→ **What needs to be done**: The task calls for each line of the records below in which the word "mers" appears.

[Collected data]
►

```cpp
enum class L1Edition { Blocks, SegLean512, SegLean1024, SegPlain512, SegPlain1024, ExactLean, ExactPlain };
struct L1Plan {
    L1Edition edition; bool seg ; uint32_t wgs ; uint64_t n_tiles, tiles_per_wg;
    uint64_t seg_cap, cap_plain, stride64;
};
static L1Plan plan_level1(const PartGeom& g, uint32_t k, size_t m, uint64_t est_items, uint32_t W, uint32_t n_cu, size_t l1_items, bool seg_wanted) {
    const bool lean = g_l1_lean && lean_applies(k, g.pl.n1);
    const bool pb512 = g.P1 <= 512;
    const bool l1b = lean && pb512 && g.hb1 == 2;
    const uint64_t n_tiles = (m + P1_TILE_STARTS - 1) / P1_TILE_STARTS;
    L1Plan pl;
    pl.wgs = l1b ? n_cu : W;
    pl.n_tiles = l1b ? (m + L1B_TILE_STARTS - 1) / L1B_TILE_STARTS : n_tiles;
    uint64_t seg_cap = est_items / ((uint64_t)pl.wgs * g.P1);
    seg_cap += seg_cap / 24 + SEG_PAD;
    if (g_test_l1_cpb) seg_cap = std::min<uint64_t>(seg_cap, g_test_l1_cpb);
    if (l1b) seg_cap = (seg_cap + L1B_ITEMS - 1) / L1B_ITEMS * L1B_ITEMS;
    pl.cap_plain = seg_cap;
    if (!l1b && g.hb1 != 4 && !g_test_l1_cpb) seg_cap += std::min<uint64_t>(3 * seg_cap, 2 * ((pl.n_tiles + pl.wgs - 1) / pl.wgs));
    if (!l1b) seg_cap = (seg_cap + 3) & ~3ULL;
    pl.seg_cap = seg_cap;
    pl.stride64 = l1b ? align_up(8 * (uint64_t)pl.wgs * pl.cap_plain + 32, 64)
                      : std::max<uint64_t>(8 * (uint64_t)pl.wgs * pl.cap_plain, (uint64_t)(4 + g.hb1) * pl.wgs * seg_cap) + 32;
    pl.seg = seg_wanted && pl.stride64 * g.P1 <= (uint64_t)l1_items * 8 &&
             seg_cap < (1u << 24) && pl.stride64 <= 0xFFFFFFFFULL ;
    if (pl.seg) pl.edition = l1b ? L1Edition::Blocks : lean ? (pb512 ? L1Edition::SegLean512 : L1Edition::SegLean1024) : (pb512 ? L1Edition::SegPlain512 : L1Edition::SegPlain1024);
    else { pl.edition = lean ? L1Edition::ExactLean : L1Edition::ExactPlain; pl.wgs = W; pl.n_tiles = n_tiles; }
    pl.tiles_per_wg = (pl.n_tiles + pl.wgs - 1) / pl.wgs;
    return pl;
}
static int launch_l1_scatter(katgpu_table* t, const PartGeom& g, const L1Plan& l1, const PartArena& A, const uint8_t* p, uint64_t nb) {
    katgpu_ctx* c = t->ctx;
    auto blocks = [&](auto kern, unsigned long long* stamps) {
        return launch_lds(c, kern, dim3(l1.wgs), dim3(L1B_THREADS), sizeof(P1BLds), sizeof(P1BLds), t->dv, g, p, nb, l1.n_tiles, l1.tiles_per_wg,
                          A.l1_buf, (uint32_t)(l1.seg_cap / L1B_ITEMS), (uint32_t)l1.stride64, A.ovf_buf, A.ovf_n, A.ovf_cap, stamps);
    };
    auto segmented = [&](auto kern) {
        hipLaunchKernelGGL(kern, dim3(l1.wgs), dim3(P1_BLOCK), 0, c->stream, t->dv, g, p, nb, l1.n_tiles, l1.tiles_per_wg, (const uint64_t*)nullptr, (const uint64_t*)nullptr, A.l1_buf,
                           (uint32_t)l1.seg_cap, (uint32_t)l1.stride64, (uint32_t)l1.cap_plain, A.ovf_buf, A.ovf_n, A.ovf_cap);
        return KATGPU_OK;
    };
    auto exact = [&](auto kern) {
        hipLaunchKernelGGL(kern, dim3(l1.wgs), dim3(P1_BLOCK), 0, c->stream, t->dv, g, p, nb, l1.n_tiles, l1.tiles_per_wg, (const uint64_t*)A.offs, (const uint64_t*)A.l1_off, A.l1_buf,
                           0u, 0u, 0u, (uint64_t*)nullptr, (unsigned long long*)nullptr, (uint64_t)0);
        return KATGPU_OK;
    };
    switch (l1.edition) {
    case L1Edition::Blocks:
        if (!g_l1b_stamp) return blocks(k_p1b_scatter<false>, nullptr);
        return with_stamps(c, A.spill_n + STAMP_AT, 10, &STAMPS_L1B, [&](unsigned long long* st) { return blocks(k_p1b_scatter<true>, st); });
    case L1Edition::SegLean512:   return segmented(k_p1v2_scatter<true, true, 512>);
    case L1Edition::SegLean1024:  return segmented(k_p1v2_scatter<true, true, MAX_PARTS>);
    case L1Edition::SegPlain512:  return segmented(k_p1v2_scatter<true, false, 512>);
    case L1Edition::SegPlain1024: return segmented(k_p1v2_scatter<true, false, MAX_PARTS>);
    case L1Edition::ExactLean:    return exact(k_p1v2_scatter<false, true, MAX_PARTS>);
    case L1Edition::ExactPlain:   return exact(k_p1v2_scatter<false, false, MAX_PARTS>);
    }
    return KATGPU_OK;
}
static int level1(katgpu_table* t, const PartGeom& g, const L1Plan& l1, const PartArena& A, const uint8_t* p, size_t m, double items_per_start, uint64_t* items) {
    katgpu_ctx* c = t->ctx;
    const uint64_t nb = m + t->dv.k - 1;
    if (l1.seg) {
        int rc;
        { ScopedTimer tm(c, KATGPU_K_PART_L1S, *items); rc = launch_l1_scatter(t, g, l1, A, p, nb); }
        if (!rc && g_trace) fprintf(stderr, "[katgpu] partition round (segmented level 1%s): %zu starts, ~%llu items, %llu k-mers per segment (arena %.1f GB)\n", l1.edition == L1Edition::Blocks ? ", blocks of ten" : "", m,
                                    (unsigned long long)*items, (unsigned long long)l1.seg_cap, c->arena_bytes / 1e9);
        return rc;
    }
    {
        ScopedTimer tm(c, KATGPU_K_PART_L1, m);
        hipLaunchKernelGGL(k_p1v2_count, dim3(l1.wgs), dim3(P1_BLOCK), 0, c->stream, t->dv, g, p, nb, l1.n_tiles, l1.tiles_per_wg, A.hist1);
        hipLaunchKernelGGL(k_p1_scan, dim3(1), dim3(PART_BLOCK), 0, c->stream, g, l1.wgs, A.hist1, A.offs, A.l1_off);
    }
    HIPCHK(c, hipMemcpyAsync(items, &A.l1_off[g.P1], sizeof *items, hipMemcpyDeviceToHost, c->stream));
    HIPCHK(c, hipStreamSynchronize(c->stream));
    if (g_trace) fprintf(stderr, "[katgpu] partition round: %zu starts -> %llu items (buffer %zu items, arena %.1f GB, ratio %.3f)\n", m, (unsigned long long)*items, A.round_items, c->arena_bytes / 1e9, items_per_start);
    if (*items > A.round_items) return t->dv.k == 32 && !t->dv.canonical ? restore_ones(t) : KATGPU_OK;
    if (!*items) return KATGPU_OK;
    ScopedTimer tm(c, KATGPU_K_PART_L1S, *items);
    return launch_l1_scatter(t, g, l1, A, p, nb);
}

enum class L1Items { Groups , WideGroups , Blocks  };
struct L2Pass { katgpu_ctx* c; const PartGeom& g; const PartArena& A; uint32_t grid; L1Items src; uint64_t seg_slots; };
template <typename K>
static int p2_one_pass(const L2Pass& x, K kern, size_t lds, unsigned long long* stamps = nullptr) {
    return launch_lds(x.c, kern, dim3(x.grid), dim3(PART_BLOCK), lds, lds, x.g, x.A.l1_off, x.A.l1_buf, x.A.l2_buf, x.A.off2, x.A.cnt2, x.A.ovf_buf, x.A.ovf_n, x.A.ovf_cap, x.seg_slots, stamps);
}
template <typename K>
static int p2_exact(const L2Pass& x, K kern, size_t lds) {
    return launch_lds(x.c, kern, dim3(x.grid), dim3(PART_BLOCK), lds, lds, x.g, x.A.l1_off, x.A.l1_buf, x.A.l2_buf, x.A.off2, x.seg_slots, x.A.bend);
}
template <int HB>
static int launch_l2_hb(const L2Pass& x, bool one_pass) {
    constexpr size_t lds_e = sizeof(P2Lds<HB>), lds_f = sizeof(typename P2FastLds<HB>::type);
    unsigned long long* const stamps = x.A.spill_n + STAMP_AT;
    switch (x.src) {
    case L1Items::Blocks:
        if constexpr (HB == 4) break;
        else if (!one_pass) return p2_exact(x, k_p2<HB, false, true>, lds_e);
        else if constexpr (HB != 1) return p2_one_pass(x, k_p2_fast<HB, false, false, true>, lds_f);
        else if (!g_p2x_stamp) return p2_one_pass(x, k_p2x_fast<false>, sizeof(P2XLds));
        else return with_stamps(x.c, stamps, 10, &STAMPS_P2X, [&](unsigned long long* st) { return p2_one_pass(x, k_p2x_fast<true>, sizeof(P2XLds), st); });
    case L1Items::WideGroups: return one_pass ? p2_one_pass(x, k_p2_fast<HB, true>, lds_f) : p2_exact(x, k_p2<HB, true>, lds_e);
    case L1Items::Groups:
        if constexpr (HB == 1) if (one_pass && g_p2_stamp) return with_stamps(x.c, stamps, 6, &STAMPS_P2, [&](unsigned long long* st) { return p2_one_pass(x, k_p2_fast<1, false, true>, lds_f, st); });
        return one_pass ? p2_one_pass(x, k_p2_fast<HB, false>, lds_f) : p2_exact(x, k_p2<HB, false>, lds_e);
    }
    return fail(x.c, KATGPU_ERR_DEVICE, "level 2 from blocked level-1 items: item width %u", x.g.hb);
}
static int launch_l2(const L2Pass& x, bool one_pass) {
    switch (x.g.hb) {
    case 0: return launch_l2_hb<0>(x, one_pass);
    case 1: return launch_l2_hb<1>(x, one_pass);
    case 2: return launch_l2_hb<2>(x, one_pass);
    case 4: return launch_l2_hb<4>(x, one_pass);
    }
    return fail(x.c, KATGPU_ERR_DEVICE, "level 2: item width %u", x.g.hb);
}
enum class L2Next { UseCnt2 , Exact , FallBackExact ,
                    RedoRound  };
static int read_overflow(katgpu_table* t, const PartArena& A, bool seg, bool tried_fast, unsigned long long ovf_l1, const unsigned long long* ovf_before, unsigned long long* overflowed, L2Next* next) {
    katgpu_ctx* c = t->ctx;
    HIPCHK(c, hipMemcpyAsync(overflowed, A.ovf_n, sizeof *overflowed, hipMemcpyDeviceToHost, c->stream));
    HIPCHK(c, hipStreamSynchronize(c->stream));
    if (seg && ovf_l1 > A.ovf_cap) {
        if (g_trace) fprintf(stderr, "[katgpu] segmented level 1: %llu k-mers beyond their segments (list holds %llu): exact level 1 from here on\n", ovf_l1, (unsigned long long)A.ovf_cap);
        *next = L2Next::RedoRound;
        return restore_ones(t);
// ... 582 lines not shown
```

### kat_amd/csrc/kg_l1_blocks.hpp

```cpp
#pragma once

namespace kg {

constexpr uint32_t L1B_ITEMS = 10, L1B_BYTES = 64;
constexpr int L1B_THREADS = 1024;
constexpr int L1B_TILE_BYTES = L1B_THREADS * PART_ITEMS;
constexpr int L1B_TILE_STARTS = L1B_TILE_BYTES - CHUNK_OVERLAP;
constexpr int L1B_LANES_WITH_STARTS = L1B_TILE_STARTS / PART_ITEMS;
constexpr uint32_t L1B_PB = 512;
constexpr uint32_t L1B_POOL = 1712;

struct P1BLds {
    uint32_t hist[L1B_PB + 64];
    uint2 gb[L1B_PB + 64];
    uint32_t where[L1B_POOL];
    uint32_t wave_tot[L1B_THREADS / 64];
    uint32_t code[L1B_THREADS + 2];
    uint16_t bad[L1B_THREADS + 2];
    __attribute__((aligned(16))) uint32_t img[(L1B_PB + L1B_POOL) * 16];
};
static_assert(sizeof(P1BLds) <= 160 * 1024 - 1280, "one workgroup per CU");

__device__ __forceinline__ uint32_t l1b_lo_at(uint32_t B, uint32_t s) { return B + 3 * (s >> 1) + (s & 1); }
__device__ __forceinline__ uint32_t l1b_hi_at(uint32_t B, uint32_t s) { return 2 * (B + 3 * (s >> 1) + 2) + (s & 1); }
__device__ __host__ __forceinline__ uint64_t l1b_item_lo(uint64_t i) { const uint64_t blk = i / L1B_ITEMS; const uint32_t s = (uint32_t)(i - blk * L1B_ITEMS); return blk * L1B_BYTES + 12 * (s >> 1) + 4 * (s & 1); }
__device__ __host__ __forceinline__ uint64_t l1b_item_hi(uint64_t i) { const uint64_t blk = i / L1B_ITEMS; const uint32_t s = (uint32_t)(i - blk * L1B_ITEMS); return blk * L1B_BYTES + 12 * (s >> 1) + 8 + 2 * (s & 1); }
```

◄

→ **Task output**:
        if (!rc && g_trace) fprintf(stderr, "[katgpu] partition round (segmented level 1%s): %zu starts, ~%llu items, %llu k-mers per segment (arena %.1f GB)\n", l1.edition == L1Edition::Blocks ? ", blocks of ten" : "", m,
        if (g_trace) fprintf(stderr, "[katgpu] segmented level 1: %llu k-mers beyond their segments (list holds %llu): exact level 1 from here on\n", ovf_l1, (unsigned long long)A.ovf_cap);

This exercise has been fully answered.